Stored data entries:
......

+    const int lane = threadIdx.x & 31, wid = threadIdx.x >> 5;
     const u32 lt = (1u << lane) - 1u;
     const RoundState st = ctl->st;
     const int w = ctl->p.w, h = ctl->p.h;
     const u32 V = (u32)w * (u32)h;
     const u32 *__restrict__ map = B.arena;
+    const u32 *__restrict__ wgrid = reinterpret_cast<const u32 *>(B.wgrid);
     const u32 tpd = (V + GSEG_PAGE - 1) / GSEG_PAGE, ntiles = tpd * (u32)D;
     const u32 nw = gridDim.x * (NT / 32);
+    u64 *bar = reinterpret_cast<u64 *>(r0_stage) + 2 * wid;
+    u32 *buf = r0_stage + 4 * (NT / 32) + wid * 2 * R0_BUF;
+    auto stage = [&](u32 tile, u32 k) {
+        const R0Page pg = r0_page(tile, tpd, V, w);
+        u32 *dst = buf + k * R0_BUF;
+        fence_proxy_async();
+        mbar_expect_tx(bar + k, 4u * (pg.n[0] + pg.n[1] + pg.n[2]));
+        bulk_copy(dst, map + pg.src[0], 4u * pg.n[0], bar + k);
+        if (pg.n[1]) bulk_copy(dst + R0_STREAM, map + pg.src[1], 4u * pg.n[1], bar + k);
+        bulk_copy(dst + 2 * R0_STREAM, wgrid + pg.src[2], 4u * pg.n[2], bar + k);
+    };
     u32 esum = 0;
     if (blockIdx.x == 0 && threadIdx.x == 0) ctl->ticketC = 0;
-    for (u32 tile = blockIdx.x * (NT / 32) + (threadIdx.x >> 5); tile < ntiles; tile += nw) {
-        const int d = (int)(tile / tpd);
+    u32 tile = blockIdx.x * (NT / 32) + wid;
+    if constexpr (!STAGED) {
+        for (; tile < ntiles; tile += nw) {
+            const int d = (int)(tile / tpd);
+            const int dx = d == 1 ? 0 : 1, dy = d == 0 ? 0 : (d == 3 ? -1 : 1);
+            const int off = dy * w + dx;
+            const u32 p0 = (tile - (u32)d * tpd) * GSEG_PAGE + lane;
+            u32 a[ROWS], b[ROWS], m[ROWS], wv[ROWS];
+            const u32 *wg = wgrid + (size_t)d * V + p0;
+            int y = (int)(p0 / (u32)w), x = (int)(p0 - (u32)y * (u32)w);
+#pragma unroll
+            for (int j = 0; j < ROWS; ++j) {
+                const u32 p = p0 + 32u * j;
+                bool keep = false;
+                a[j] = b[j] = wv[j] = 0u;
+                if (p < V && x + dx < w && y + dy < h && y + dy >= 0) {
+                    a[j] = map[p];
+                    b[j] = map[(u32)((int)p + off)];
+                    wv[j] = wg[32 * j];
+                    keep = a[j] != b[j];
+                }
+                m[j] = __ballot_sync(0xFFFFFFFFu, keep);
+                x += 32;
+                while (x >= w) { x -= w; ++y; }
+            }
+            u32 total = 0;
+#pragma unroll
+            for (int j = 0; j < ROWS; ++j) total += __popc(m[j]);
+            if (lane == 0) { B.pcnt[1][tile] = total; B.poff[1][tile] = tile * GSEG_PAGE; }
+            GSEG_CHK(ctl, (unsigned long long)tile * GSEG_PAGE + total <= ctl->p.edge_slots, 4);
+            esum += total;
+            u32 rowoff = tile * GSEG_PAGE;
+#pragma unroll
+            for (int j = 0; j < ROWS; ++j) {
+                if (m[j] == 0u) continue;
+                const bool act = (m[j] >> lane) & 1u;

......

Required action => An exact copy is needed of the closing lines of the entries above, counting from the one that contains "pg.n[2], bar + k);" and including it and the last.

Solution =>
+        bulk_copy(dst + 2 * R0_STREAM, wgrid + pg.src[2], 4u * pg.n[2], bar + k);
+    };
     u32 esum = 0;
     if (blockIdx.x == 0 && threadIdx.x == 0) ctl->ticketC = 0;
-    for (u32 tile = blockIdx.x * (NT / 32) + (threadIdx.x >> 5); tile < ntiles; tile += nw) {
-        const int d = (int)(tile / tpd);
+    u32 tile = blockIdx.x * (NT / 32) + wid;
+    if constexpr (!STAGED) {
+        for (; tile < ntiles; tile += nw) {
+            const int d = (int)(tile / tpd);
+            const int dx = d == 1 ? 0 : 1, dy = d == 0 ? 0 : (d == 3 ? -1 : 1);
+            const int off = dy * w + dx;
+            const u32 p0 = (tile - (u32)d * tpd) * GSEG_PAGE + lane;
+            u32 a[ROWS], b[ROWS], m[ROWS], wv[ROWS];
+            const u32 *wg = wgrid + (size_t)d * V + p0;
+            int y = (int)(p0 / (u32)w), x = (int)(p0 - (u32)y * (u32)w);
+#pragma unroll
+            for (int j = 0; j < ROWS; ++j) {
+                const u32 p = p0 + 32u * j;
+                bool keep = false;
+                a[j] = b[j] = wv[j] = 0u;
+                if (p < V && x + dx < w && y + dy < h && y + dy >= 0) {
+                    a[j] = map[p];
+                    b[j] = map[(u32)((int)p + off)];
+                    wv[j] = wg[32 * j];
+                    keep = a[j] != b[j];
+                }
+                m[j] = __ballot_sync(0xFFFFFFFFu, keep);
+                x += 32;
+                while (x >= w) { x -= w; ++y; }
+            }
+            u32 total = 0;
+#pragma unroll
+            for (int j = 0; j < ROWS; ++j) total += __popc(m[j]);
+            if (lane == 0) { B.pcnt[1][tile] = total; B.poff[1][tile] = tile * GSEG_PAGE; }
+            GSEG_CHK(ctl, (unsigned long long)tile * GSEG_PAGE + total <= ctl->p.edge_slots, 4);
+            esum += total;
+            u32 rowoff = tile * GSEG_PAGE;
+#pragma unroll
+            for (int j = 0; j < ROWS; ++j) {
+                if (m[j] == 0u) continue;
+                const bool act = (m[j] >> lane) & 1u;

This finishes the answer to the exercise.